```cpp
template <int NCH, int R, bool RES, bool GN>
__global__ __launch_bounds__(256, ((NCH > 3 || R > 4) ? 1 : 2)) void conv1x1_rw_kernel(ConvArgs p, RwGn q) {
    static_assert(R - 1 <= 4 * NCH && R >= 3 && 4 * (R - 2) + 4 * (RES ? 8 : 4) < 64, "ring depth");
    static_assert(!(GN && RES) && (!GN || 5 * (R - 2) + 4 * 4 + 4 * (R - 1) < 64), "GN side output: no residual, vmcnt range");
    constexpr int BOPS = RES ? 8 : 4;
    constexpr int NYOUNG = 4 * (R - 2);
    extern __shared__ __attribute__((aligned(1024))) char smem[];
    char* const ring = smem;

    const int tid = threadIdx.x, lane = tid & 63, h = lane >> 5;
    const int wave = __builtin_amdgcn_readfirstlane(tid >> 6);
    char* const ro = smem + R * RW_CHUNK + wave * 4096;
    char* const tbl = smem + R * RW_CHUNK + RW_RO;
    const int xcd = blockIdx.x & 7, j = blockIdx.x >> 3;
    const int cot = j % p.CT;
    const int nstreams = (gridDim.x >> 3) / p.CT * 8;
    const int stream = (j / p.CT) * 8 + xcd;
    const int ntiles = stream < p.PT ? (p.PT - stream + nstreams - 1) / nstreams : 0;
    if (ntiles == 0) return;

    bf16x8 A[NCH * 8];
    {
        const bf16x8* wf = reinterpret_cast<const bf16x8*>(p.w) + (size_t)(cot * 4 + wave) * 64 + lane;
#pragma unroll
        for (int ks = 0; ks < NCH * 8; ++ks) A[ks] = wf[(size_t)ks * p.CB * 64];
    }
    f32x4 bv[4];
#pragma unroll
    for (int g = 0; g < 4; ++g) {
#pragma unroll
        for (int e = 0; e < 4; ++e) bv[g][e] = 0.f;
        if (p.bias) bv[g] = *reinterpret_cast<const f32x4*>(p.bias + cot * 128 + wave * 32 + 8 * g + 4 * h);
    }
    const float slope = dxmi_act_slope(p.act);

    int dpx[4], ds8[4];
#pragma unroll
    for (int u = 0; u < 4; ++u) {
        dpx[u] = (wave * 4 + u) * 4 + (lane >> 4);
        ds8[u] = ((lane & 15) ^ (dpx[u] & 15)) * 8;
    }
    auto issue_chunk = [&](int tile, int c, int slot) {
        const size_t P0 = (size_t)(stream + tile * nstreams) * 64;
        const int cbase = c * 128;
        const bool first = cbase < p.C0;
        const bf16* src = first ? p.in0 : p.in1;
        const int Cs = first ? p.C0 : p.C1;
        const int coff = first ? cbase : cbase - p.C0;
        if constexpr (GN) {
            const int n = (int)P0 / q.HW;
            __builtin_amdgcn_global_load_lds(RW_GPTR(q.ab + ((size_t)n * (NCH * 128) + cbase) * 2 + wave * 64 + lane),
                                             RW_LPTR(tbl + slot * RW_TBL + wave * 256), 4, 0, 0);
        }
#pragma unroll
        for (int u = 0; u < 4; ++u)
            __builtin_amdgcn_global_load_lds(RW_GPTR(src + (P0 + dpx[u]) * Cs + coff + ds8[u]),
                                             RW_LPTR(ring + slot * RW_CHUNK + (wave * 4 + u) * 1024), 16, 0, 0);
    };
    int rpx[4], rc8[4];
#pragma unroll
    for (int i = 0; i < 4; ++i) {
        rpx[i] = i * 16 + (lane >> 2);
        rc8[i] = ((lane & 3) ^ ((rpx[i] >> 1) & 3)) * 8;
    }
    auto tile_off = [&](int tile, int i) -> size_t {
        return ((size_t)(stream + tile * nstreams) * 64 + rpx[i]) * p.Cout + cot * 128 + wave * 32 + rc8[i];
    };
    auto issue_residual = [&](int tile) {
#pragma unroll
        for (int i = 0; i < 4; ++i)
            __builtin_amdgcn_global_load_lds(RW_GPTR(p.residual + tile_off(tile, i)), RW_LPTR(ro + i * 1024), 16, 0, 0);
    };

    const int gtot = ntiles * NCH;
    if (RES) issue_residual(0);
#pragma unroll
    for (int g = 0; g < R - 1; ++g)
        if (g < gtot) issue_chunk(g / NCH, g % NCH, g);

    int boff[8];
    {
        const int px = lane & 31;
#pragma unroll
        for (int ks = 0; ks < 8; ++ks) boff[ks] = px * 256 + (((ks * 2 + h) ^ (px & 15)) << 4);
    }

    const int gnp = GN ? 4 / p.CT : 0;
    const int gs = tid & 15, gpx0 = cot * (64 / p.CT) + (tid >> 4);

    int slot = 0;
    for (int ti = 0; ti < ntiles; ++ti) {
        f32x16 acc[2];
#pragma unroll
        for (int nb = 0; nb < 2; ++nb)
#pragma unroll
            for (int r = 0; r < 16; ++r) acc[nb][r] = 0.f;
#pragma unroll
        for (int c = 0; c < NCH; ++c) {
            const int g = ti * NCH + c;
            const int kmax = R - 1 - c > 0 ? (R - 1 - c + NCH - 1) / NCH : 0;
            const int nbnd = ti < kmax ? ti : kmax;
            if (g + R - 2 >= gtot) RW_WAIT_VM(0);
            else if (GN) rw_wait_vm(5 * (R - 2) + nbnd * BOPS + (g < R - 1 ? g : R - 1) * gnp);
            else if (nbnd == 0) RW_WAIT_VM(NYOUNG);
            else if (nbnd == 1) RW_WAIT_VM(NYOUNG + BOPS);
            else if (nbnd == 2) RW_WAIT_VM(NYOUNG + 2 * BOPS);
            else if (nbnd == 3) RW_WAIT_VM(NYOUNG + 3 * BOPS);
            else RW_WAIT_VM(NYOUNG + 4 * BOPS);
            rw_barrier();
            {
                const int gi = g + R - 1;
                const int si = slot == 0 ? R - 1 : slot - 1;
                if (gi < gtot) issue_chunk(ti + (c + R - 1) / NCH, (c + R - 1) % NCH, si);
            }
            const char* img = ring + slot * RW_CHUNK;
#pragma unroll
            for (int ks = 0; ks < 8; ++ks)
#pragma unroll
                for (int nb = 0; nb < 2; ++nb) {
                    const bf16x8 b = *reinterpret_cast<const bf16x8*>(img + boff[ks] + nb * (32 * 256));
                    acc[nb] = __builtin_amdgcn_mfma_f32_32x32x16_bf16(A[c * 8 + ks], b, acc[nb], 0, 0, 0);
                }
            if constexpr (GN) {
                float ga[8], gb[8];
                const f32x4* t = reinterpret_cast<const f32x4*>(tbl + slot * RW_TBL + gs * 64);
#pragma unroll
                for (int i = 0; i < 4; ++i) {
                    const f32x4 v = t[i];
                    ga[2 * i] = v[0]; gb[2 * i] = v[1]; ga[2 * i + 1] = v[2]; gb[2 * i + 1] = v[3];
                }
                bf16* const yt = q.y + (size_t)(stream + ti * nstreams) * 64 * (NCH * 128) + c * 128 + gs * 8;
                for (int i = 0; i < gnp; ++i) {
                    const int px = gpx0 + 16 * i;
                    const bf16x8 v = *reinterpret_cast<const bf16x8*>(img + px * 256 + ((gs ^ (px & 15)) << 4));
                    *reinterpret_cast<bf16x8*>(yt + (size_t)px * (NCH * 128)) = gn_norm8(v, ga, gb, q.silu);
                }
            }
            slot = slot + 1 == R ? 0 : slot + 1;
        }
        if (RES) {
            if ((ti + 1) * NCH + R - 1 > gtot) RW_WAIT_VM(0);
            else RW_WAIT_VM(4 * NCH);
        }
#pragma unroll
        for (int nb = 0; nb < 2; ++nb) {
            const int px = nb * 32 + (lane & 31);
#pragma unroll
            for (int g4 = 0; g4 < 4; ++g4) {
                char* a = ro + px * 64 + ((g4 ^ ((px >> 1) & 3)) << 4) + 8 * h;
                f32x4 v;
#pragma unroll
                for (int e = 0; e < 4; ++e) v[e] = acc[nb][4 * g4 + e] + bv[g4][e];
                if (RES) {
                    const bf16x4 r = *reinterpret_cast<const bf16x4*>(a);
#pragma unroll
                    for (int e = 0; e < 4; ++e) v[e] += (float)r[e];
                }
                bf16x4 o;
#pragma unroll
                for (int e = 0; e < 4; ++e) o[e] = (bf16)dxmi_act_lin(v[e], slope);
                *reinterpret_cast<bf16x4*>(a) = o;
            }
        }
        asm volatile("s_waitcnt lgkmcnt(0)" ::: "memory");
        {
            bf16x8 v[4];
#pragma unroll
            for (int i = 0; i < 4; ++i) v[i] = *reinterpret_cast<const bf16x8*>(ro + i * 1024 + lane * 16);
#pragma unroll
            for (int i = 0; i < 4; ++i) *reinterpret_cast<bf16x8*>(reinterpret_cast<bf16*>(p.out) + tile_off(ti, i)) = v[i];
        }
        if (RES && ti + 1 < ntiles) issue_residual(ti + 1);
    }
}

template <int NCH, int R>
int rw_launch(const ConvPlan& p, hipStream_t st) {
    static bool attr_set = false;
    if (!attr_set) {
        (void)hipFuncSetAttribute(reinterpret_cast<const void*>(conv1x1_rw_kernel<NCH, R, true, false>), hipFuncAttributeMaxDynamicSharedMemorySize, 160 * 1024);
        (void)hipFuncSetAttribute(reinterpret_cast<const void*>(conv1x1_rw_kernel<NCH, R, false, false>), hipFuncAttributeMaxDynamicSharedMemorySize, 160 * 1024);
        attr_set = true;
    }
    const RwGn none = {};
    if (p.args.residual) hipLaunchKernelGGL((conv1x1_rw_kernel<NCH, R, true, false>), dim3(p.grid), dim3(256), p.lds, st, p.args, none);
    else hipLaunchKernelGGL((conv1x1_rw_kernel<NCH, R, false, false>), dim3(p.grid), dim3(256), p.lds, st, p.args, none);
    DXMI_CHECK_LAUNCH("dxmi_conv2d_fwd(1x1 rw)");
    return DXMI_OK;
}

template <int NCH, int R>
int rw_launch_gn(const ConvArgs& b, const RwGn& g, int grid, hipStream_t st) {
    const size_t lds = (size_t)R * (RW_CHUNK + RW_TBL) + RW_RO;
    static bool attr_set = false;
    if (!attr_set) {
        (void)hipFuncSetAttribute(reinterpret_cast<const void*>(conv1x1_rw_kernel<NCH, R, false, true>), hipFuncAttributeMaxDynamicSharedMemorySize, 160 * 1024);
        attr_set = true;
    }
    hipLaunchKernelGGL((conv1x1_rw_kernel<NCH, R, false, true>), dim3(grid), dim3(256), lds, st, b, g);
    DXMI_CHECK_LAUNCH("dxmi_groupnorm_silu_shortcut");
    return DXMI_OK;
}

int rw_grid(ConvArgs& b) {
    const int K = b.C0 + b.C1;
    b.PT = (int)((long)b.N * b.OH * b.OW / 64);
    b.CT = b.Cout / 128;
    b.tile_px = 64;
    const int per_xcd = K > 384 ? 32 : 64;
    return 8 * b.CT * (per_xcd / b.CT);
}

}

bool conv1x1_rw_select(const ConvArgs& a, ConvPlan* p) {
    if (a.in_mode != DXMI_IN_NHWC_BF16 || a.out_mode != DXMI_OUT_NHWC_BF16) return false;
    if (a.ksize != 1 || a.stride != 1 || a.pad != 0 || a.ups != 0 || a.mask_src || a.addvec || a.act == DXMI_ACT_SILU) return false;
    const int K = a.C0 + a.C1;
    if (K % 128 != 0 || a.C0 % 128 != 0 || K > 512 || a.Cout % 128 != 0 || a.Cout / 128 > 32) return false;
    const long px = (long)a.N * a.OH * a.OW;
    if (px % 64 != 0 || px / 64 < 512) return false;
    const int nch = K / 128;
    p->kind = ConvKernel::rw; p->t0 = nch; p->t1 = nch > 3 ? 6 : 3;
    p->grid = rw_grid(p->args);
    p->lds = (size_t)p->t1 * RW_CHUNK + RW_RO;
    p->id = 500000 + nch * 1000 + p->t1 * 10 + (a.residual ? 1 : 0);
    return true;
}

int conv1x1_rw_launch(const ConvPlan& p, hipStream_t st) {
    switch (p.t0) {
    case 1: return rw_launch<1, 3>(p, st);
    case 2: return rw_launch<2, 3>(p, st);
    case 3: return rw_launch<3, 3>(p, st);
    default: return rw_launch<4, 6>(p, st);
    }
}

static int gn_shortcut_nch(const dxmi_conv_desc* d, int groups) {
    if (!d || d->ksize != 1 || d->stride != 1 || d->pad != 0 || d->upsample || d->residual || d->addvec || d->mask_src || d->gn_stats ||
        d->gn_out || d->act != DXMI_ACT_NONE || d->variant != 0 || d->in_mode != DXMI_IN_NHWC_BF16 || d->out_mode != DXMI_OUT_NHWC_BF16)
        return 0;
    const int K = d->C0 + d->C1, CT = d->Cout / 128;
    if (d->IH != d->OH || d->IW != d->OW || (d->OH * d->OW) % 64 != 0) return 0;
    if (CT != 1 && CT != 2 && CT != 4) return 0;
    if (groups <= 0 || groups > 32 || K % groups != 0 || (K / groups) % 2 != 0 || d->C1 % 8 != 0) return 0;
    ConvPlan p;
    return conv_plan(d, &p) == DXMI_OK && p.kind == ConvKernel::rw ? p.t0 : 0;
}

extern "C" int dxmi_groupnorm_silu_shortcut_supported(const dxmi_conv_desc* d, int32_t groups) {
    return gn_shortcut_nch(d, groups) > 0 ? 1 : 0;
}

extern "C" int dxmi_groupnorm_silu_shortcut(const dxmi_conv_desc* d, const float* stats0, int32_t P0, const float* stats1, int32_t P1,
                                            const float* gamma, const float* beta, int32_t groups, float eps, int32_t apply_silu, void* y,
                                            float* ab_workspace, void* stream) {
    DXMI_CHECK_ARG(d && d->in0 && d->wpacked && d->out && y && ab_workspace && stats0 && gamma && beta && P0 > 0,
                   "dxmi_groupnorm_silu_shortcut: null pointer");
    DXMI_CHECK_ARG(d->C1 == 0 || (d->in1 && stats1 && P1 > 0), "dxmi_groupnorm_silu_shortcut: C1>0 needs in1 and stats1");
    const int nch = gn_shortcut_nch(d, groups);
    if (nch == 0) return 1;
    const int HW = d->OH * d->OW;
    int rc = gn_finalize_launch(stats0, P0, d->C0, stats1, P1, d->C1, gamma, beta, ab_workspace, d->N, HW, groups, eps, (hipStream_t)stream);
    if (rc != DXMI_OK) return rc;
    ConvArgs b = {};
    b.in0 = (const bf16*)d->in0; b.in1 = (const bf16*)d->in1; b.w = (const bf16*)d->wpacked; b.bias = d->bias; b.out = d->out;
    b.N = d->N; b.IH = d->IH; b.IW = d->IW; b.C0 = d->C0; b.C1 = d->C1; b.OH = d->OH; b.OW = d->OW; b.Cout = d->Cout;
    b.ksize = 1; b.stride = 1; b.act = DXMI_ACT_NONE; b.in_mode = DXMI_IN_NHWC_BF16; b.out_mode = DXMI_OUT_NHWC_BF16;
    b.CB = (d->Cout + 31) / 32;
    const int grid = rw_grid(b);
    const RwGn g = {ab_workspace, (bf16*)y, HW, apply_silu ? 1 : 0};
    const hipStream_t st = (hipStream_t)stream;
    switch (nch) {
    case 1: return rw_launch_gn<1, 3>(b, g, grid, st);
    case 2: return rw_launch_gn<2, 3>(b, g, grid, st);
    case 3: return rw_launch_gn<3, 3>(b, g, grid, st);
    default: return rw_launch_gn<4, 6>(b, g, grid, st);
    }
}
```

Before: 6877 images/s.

────

**Your assignment**
Filter the data, keeping only the lines that contain "NYOUNG".

**Solved exercise**
    constexpr int NYOUNG = 4 * (R - 2);
            else if (nbnd == 0) RW_WAIT_VM(NYOUNG);
            else if (nbnd == 1) RW_WAIT_VM(NYOUNG + BOPS);
            else if (nbnd == 2) RW_WAIT_VM(NYOUNG + 2 * BOPS);
            else if (nbnd == 3) RW_WAIT_VM(NYOUNG + 3 * BOPS);
            else RW_WAIT_VM(NYOUNG + 4 * BOPS);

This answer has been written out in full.